*PROBLEM STATEMENT*: If a line of the entries below includes the word "advanced", it counts; state the total and nothing further.

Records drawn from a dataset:
------------------------
template <uint32_t WAVES, uint32_t TLOG2, bool TAX, uint32_t WPE = MC_GW_FILTER_WPE, bool LOOKUP = false>
__global__ __launch_bounds__(WAVES * 64, WPE) void gw_filter_count_kernel(BatchView b, DeviceTable tab, Workspace ws, uint32_t K, const uint32_t* __restrict__ taxkey,
                                                                                 mc_candidate_dev* __restrict__ cands, const uint32_t s)
{
    using Bloom = GwBloom<TLOG2, TLOG2>;
    constexpr uint32_t kKeep = WPE >= 6 ? 384 : 512;
    static_assert(kGwRounds * 8 >= 256 * 4, "the distinct numbers' slots take the place of the round table");
    constexpr bool kSeven = WPE >= 7;
    __shared__ __attribute__((aligned(16))) uint32_t bitS[WAVES][Bloom::kWords];
    __shared__ __attribute__((aligned(16))) uint64_t roundS[kSeven ? 1 : WAVES][kSeven ? 1 : kGwRounds];
    __shared__ __attribute__((aligned(16))) uint32_t keptS[WAVES][kKeep];
    uint32_t lane = threadIdx.x & 63u;
    const uint32_t wave = __builtin_amdgcn_readfirstlane(threadIdx.x >> 6);
    uint32_t* bits = bitS[wave];
    uint64_t* T = kSeven ? reinterpret_cast<uint64_t*>(bits) : roundS[kSeven ? 0 : wave];
    uint32_t* kept = keptS[wave];
    const uint32_t total = LOOKUP ? b.n : ws.midCount[kCntFilter];
    uint4* const work = ws.midList + list_at(kListFilter, b.n);
    uint4* __restrict__ outRec = ws.midList + list_at(kListFiltered, b.n);
    const uint32_t nWaves = gridDim.x * WAVES;
    const uint32_t w0 = blockIdx.x * WAVES + wave;
    auto load_rec = [&](uint32_t w) -> uint4 { return (!LOOKUP && w < total) ? work[w] : make_uint4(0, 0, 0, 0); };
    const uint64_t sliceCap = ws.bigPoolCap / nWaves;
    uint32_t* const slice = reinterpret_cast<uint32_t*>(ws.bigPool) + (uint64_t)w0 * sliceCap;
    uint64_t sliceUsed = (LOOKUP && ws.sliceFill) ? ws.sliceFill[w0] : 0u;
    uint32_t deferred = 0;
    uint4 rec = load_rec(w0), recNext = load_rec(w0 + nWaves);
    uint32_t esz = 0; uint64_t epay = 0;
    auto load_entries = [&](const uint4& r) {
        if constexpr (LOOKUP) return;
        const uint32_t ne = rec_hits(r.z) <= kGwSmallH ? min(rec_entries(r.z), 64u) : 0u;
        esz = lane < ne ? ws.psize[r.y + lane] : 0u;
        epay = lane < ne ? ws.ppay[r.y + lane] : 0ull;
    };
    load_entries(rec);
    constexpr uint32_t kLkSkip = 0xFFFFFFFFu;
    auto load_raw = [&](uint32_t q) -> uint32_t {
        uint32_t raw = 0u;
        if (LOOKUP && q < b.n && lane < 3u) raw = *(lane < 2u ? ws.winOff + q + lane : ws.qflag + q);
        return raw;
    };
    auto decode_raw = [&](uint32_t raw) -> uint2 {
        const uint32_t o0 = rdlane(raw, 0), nf = (rdlane(raw, 1) - o0) * s;
        return (LOOKUP && rdlane(raw, 2) == kFlagProbe && nf <= 64u) ? make_uint2(o0 * s, nf) : make_uint2(kLkSkip, 0u);
    };
    auto load_feat = [&](const uint2& m) -> uint32_t { return (m.x != kLkSkip && lane < m.y) ? ws.features[m.x + lane] : 0xFFFFFFFFu; };
    uint2 mA = make_uint2(kLkSkip, 0u), mB = mA;
    uint32_t lkFeat = 0xFFFFFFFFu, lkNfeat = 0, lkRaw = 0; uint64_t lkEnt = 0;
    if constexpr (LOOKUP) {
        mA = decode_raw(load_raw(w0)); mB = decode_raw(load_raw(w0 + nWaves));
        const uint32_t f0 = load_feat(mA);
        lkFeat = load_feat(mB);
        lkRaw = load_raw(w0 + 2 * nWaves);
        lkNfeat = (uint32_t)__popcll(__ballot(f0 != 0xFFFFFFFFu));
        lkEnt = f0 != 0xFFFFFFFFu ? tab.direct[f0] : 0ull;
    }
    uint32_t grp = lane >> 2, sub4 = (lane & 3u) * 4u;
    auto hide_lane = [&]() {
        if constexpr (LOOKUP) { asm volatile("" : "+v"(lane)); grp = lane >> 2; sub4 = (lane & 3u) * 4u; }
    };
    GwPend P;
    for (uint32_t w = w0; w < total; w += nWaves) {
      bool advanced = false;
      auto advance = [&]() {
          if constexpr (LOOKUP) { lkFeat = load_feat(mB); lkRaw = load_raw(w + 3 * nWaves); advanced = true; }
      };
      do {
        uint32_t q, nent, H, maxWin, sz, fbase = 0, nfs = 0; uint64_t pay;
        uint32_t rix = 0xFFFFFFFFu;
        if constexpr (!LOOKUP) {
            q = rec.x; nent = rec_entries(rec.z); H = rec_hits(rec.z); maxWin = rec.w;
            sz = esz & 0xFFFFu; pay = epay;
            rec = recNext;
            recNext = load_rec(w + 2 * nWaves);
            load_entries(rec);
        } else {
            hide_lane();
            const uint2 cur = mA; const uint64_t e = lkEnt; const uint32_t nfeat = lkNfeat;
            const uint2 mC = decode_raw(lkRaw);
            lkNfeat = (uint32_t)__popcll(__ballot(lkFeat != 0xFFFFFFFFu));
            lkEnt = lkFeat != 0xFFFFFFFFu ? tab.direct[lkFeat] : 0ull;
            mA = mB; mB = mC;
            if (cur.x == kLkSkip) continue;
            q = w; fbase = cur.x; nfs = cur.y;
            sz = (uint32_t)e & 0xFFFFu; pay = direct_payload(e);
            const uint64_t fm = __ballot(sz != 0u), sm = __ballot(sz == 1u);
            nent = (uint32_t)__popcll(fm);
            const uint32_t n1 = (uint32_t)__popcll(sm), lsz = sz > 1u ? sz : 0u;
            const uint32_t lincl = wave_incl_scan_u32(lsz, lane);
            H = n1 + rdlane(lincl, 63);
            maxWin = b.max_win(q);
            if (lane == 0) { QueryStat qs; qs.hits = H; qs.nfeat = nfeat; qs.nfound = nent; qs.nsteps = nfeat; ws.qstat[q] = qs; }
            if (H == 0) {
                if (lane < K) { mc_candidate_dev ev; ev.tgt = 0xFFFFFFFFu; ev.hits = 0; ev.beg = 0; ev.end = 0; cands[(size_t)q * K + lane] = ev; }
                if (lane == 0) { ws.hitScan[q] = 0u; ws.qflag[q] = kFlagDone; }
                continue;
            }
            const uint32_t cls = read_class(H, nent, maxWin, ClassLimits{ws.bigMin, tab.gwGap, true});
            if (lane == 0) {
                ws.hitScan[q] = segment_hits(H, cls);
                ws.qflag[q] = cls != kClassWave ? kFlagMid : kFlagCands;
                if (cls != kClassWave && cls != kClassFilter) {
                    const uint32_t at = atomicAdd(&ws.midCount[class_counter(cls)], 1u);
                    ws.midList[list_at(class_list(cls), b.n) + at] = as_uint4(work_record(q, fbase, nent, H, maxWin));
                }
            }
            if (cls != kClassFilter) { lk_store_entries(ws, fbase, nfs, lane, sz, pay, fm, sm, lincl); continue; }
        }
        auto entries_out = [&]() { if constexpr (LOOKUP) GwEntLookup{fbase, nent, s}.leave(ws, tab, q, lane); };
        auto slot_of = [&]() -> uint32_t {
            if constexpr (!LOOKUP) return w;
            else {
                if (rix == 0xFFFFFFFFu) {
                    uint32_t at = 0;
                    if (lane == 0) { at = atomicAdd(&ws.midCount[kCntFilter], 1u); work[at] = as_uint4(work_record(q, fbase, nent, H, maxWin)); }
                    rix = rdlane(at, 0);
                }
                return rix;
            }
        };
        const uint32_t myR = sz > 1 ? (sz + 15u) >> 4 : 0u;
        const uint32_t incl = wave_incl_scan_u32(myR, lane), Rc = rdlane(incl, 63);
        if (H > kGwSmallH || nent > 64u || Rc > kGwRounds || maxWin > tab.gwGap || sliceCap - sliceUsed < kGwRounds * 16u + 64u) {
            if constexpr (LOOKUP) lk_store_entries(ws, fbase, nfs, lane, sz, pay);
            const uint32_t at = slot_of();
            if (lane == 0) outRec[at] = make_uint4(q, 0u, kGwDefer, maxWin);
            ++deferred;
            continue;
        }
        auto clear_bits = [&]() {
            uint4* z4 = reinterpret_cast<uint4*>(bits);
#pragma unroll
            for (uint32_t i = 0; i < Bloom::kWords / 4 / 64; ++i) z4[i * 64 + lane] = make_uint4(0, 0, 0, 0);
        };
        if constexpr (!kSeven) clear_bits();
        gw_fill_rounds_scan(T, kept, lane, Rc, incl - myR, myR, sz, pay);
        wave_lds_sync();
        const GwFrame F(maxWin);
        const uint32_t nl = (Rc + 15u) >> 4;
        const uint32_t svLow = sz == 1 ? (uint32_t)pay : 0u;
        const uint32_t svBase = sz == 1 ? tab.gwBase[(uint32_t)(pay >> 32)] : kGwNone;
        uint4 x[kGwLoads];
        gw_load_rounds<LOOKUP>(T, tab.values32, grp, sub4, x, nl);
        uint32_t svTop = svBase;
        uint32_t rems = 0;
        if constexpr (kSeven) {
            rems = gw_pack_rems<LOOKUP>(T, grp, sub4, nl);
            hide_lane();
            wave_lds_sync();
            clear_bits();
            wave_lds_sync();
            if constexpr (LOOKUP) asm volatile("" : "+v"(svTop));
        }
        const uint32_t sv = svTop + svLow;
        auto take_rounds = [&](auto check, GwSink& S) {
            constexpr int CHECK = decltype(check)::value;
            if constexpr (kSeven) gw_take_rounds_packed<Bloom, CHECK, LOOKUP>(bits, rems, F, S, x, nl);
            else gw_take_rounds<Bloom, CHECK>(bits, T, F, S, grp, sub4, x, nl);
        };
        if (sv != kGwNone) Bloom::mark(bits, sv >> F.A);
        gw_mark_rounds<Bloom, LOOKUP>(bits, x, F.A, nl);
        hide_lane();
        wave_lds_sync();
        const bool here = maxWin <= kHashWin;
        uint32_t n2;
        if (here) {
            GwSink S{kept, kKeep, 0u};
            gw_take<Bloom>(bits, F, S, sv, sv != kGwNone);
            take_rounds(std::integral_constant<int, LOOKUP ? kGwWaveRoom : kGwLaneRoom>{}, S);
            n2 = S.n2;
        } else {
            GwSink S{slice + sliceUsed, (uint32_t)min((uint64_t)kGwMaxKept, sliceCap - sliceUsed), 0u};
            gw_take<Bloom>(bits, F, S, sv, sv != kGwNone);
            take_rounds(std::integral_constant<int, kGwFits>{}, S);
            n2 = S.n2;
        }
        if (here && n2 <= kKeep) {
            hide_lane();
            advance();
            if constexpr (!LOOKUP) { if (lane == 0) outRec[w] = make_uint4(q, 0u, kGwCounted | n2, maxWin); }
            wave_lds_sync();
            auto count = [&](const auto& ent) {
                return gw_count_read<9, TAX, true, true>(q, ent, n2, maxWin,
                                        [&](uint32_t r) -> uint32_t { return r * 64 + lane < n2 ? kept[r * 64 + lane] : kGwNone; },
                                        reinterpret_cast<uint2*>(bits), kSeven ? kept : reinterpret_cast<uint32_t*>(T), kSeven ? reinterpret_cast<uint64_t*>(kept) : T,
                                        lane, grp, sub4, K, taxkey, tab, ws, cands, P);
            };
            bool counted;
            if constexpr (LOOKUP) counted = count(GwEntLookup{fbase, nent, s});
            else counted = count(GwEntRecord{work + w});
            if (!counted && kSeven) {
                entries_out();
                const uint32_t at = slot_of();
                if (lane == 0) outRec[at] = make_uint4(q, 0u, kGwDefer, maxWin);
                ++deferred;
                wave_lds_sync();
            } else if (!counted) {
#pragma unroll
                for (uint32_t r = 0; r < kKeep / 64; ++r) if (r * 64 + lane < n2) slice[sliceUsed + r * 64 + lane] = kept[r * 64 + lane];
                entries_out();
                const uint32_t at = slot_of();
                if (lane == 0) outRec[at] = make_uint4(q, (uint32_t)((uint64_t)w0 * sliceCap + sliceUsed), n2, maxWin);
                sliceUsed += n2;
                wave_lds_sync();
            }
            continue;
        }
        if (here) {
            GwSink S{slice + sliceUsed, (uint32_t)min((uint64_t)kGwMaxKept, sliceCap - sliceUsed), 0u};
            gw_take<Bloom>(bits, F, S, sv, sv != kGwNone);
            take_rounds(std::integral_constant<int, kGwFits>{}, S);
            n2 = S.n2;
        }
        const uint32_t room = (uint32_t)min((uint64_t)kGwMaxKept, sliceCap - sliceUsed);
        const bool fallback = n2 > room;
        entries_out();
        const uint32_t at = slot_of();
        if (lane == 0) {
            if (fallback) { ws.hitScan[q] = H; ws.qflag[q] = kFlagCands; outRec[at] = make_uint4(q, 0u, kGwFallback, maxWin); }
            else outRec[at] = make_uint4(q, (uint32_t)((uint64_t)w0 * sliceCap + sliceUsed), n2, maxWin);
        }
        if (!fallback) sliceUsed += n2;
        wave_lds_sync();
      } while (false);
      if (!advanced) advance();
    }
    P.bases(tab);
    if constexpr (LOOKUP) P.template finish<TAX>(lane, K, tab, ws, cands, GwEntLookup{0u, 0u, s});
    else P.template finish<TAX>(lane, K, tab, ws, cands, GwEntRecord{work});
    if (lane == 0) {
        if (ws.sliceFill) ws.sliceFill[w0] = (uint32_t)sliceUsed;
        if (deferred) atomicAdd(&ws.midCount[kCntSecond], deferred);
    }
}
------------------------
*EXERCISE RESPONSE*: 3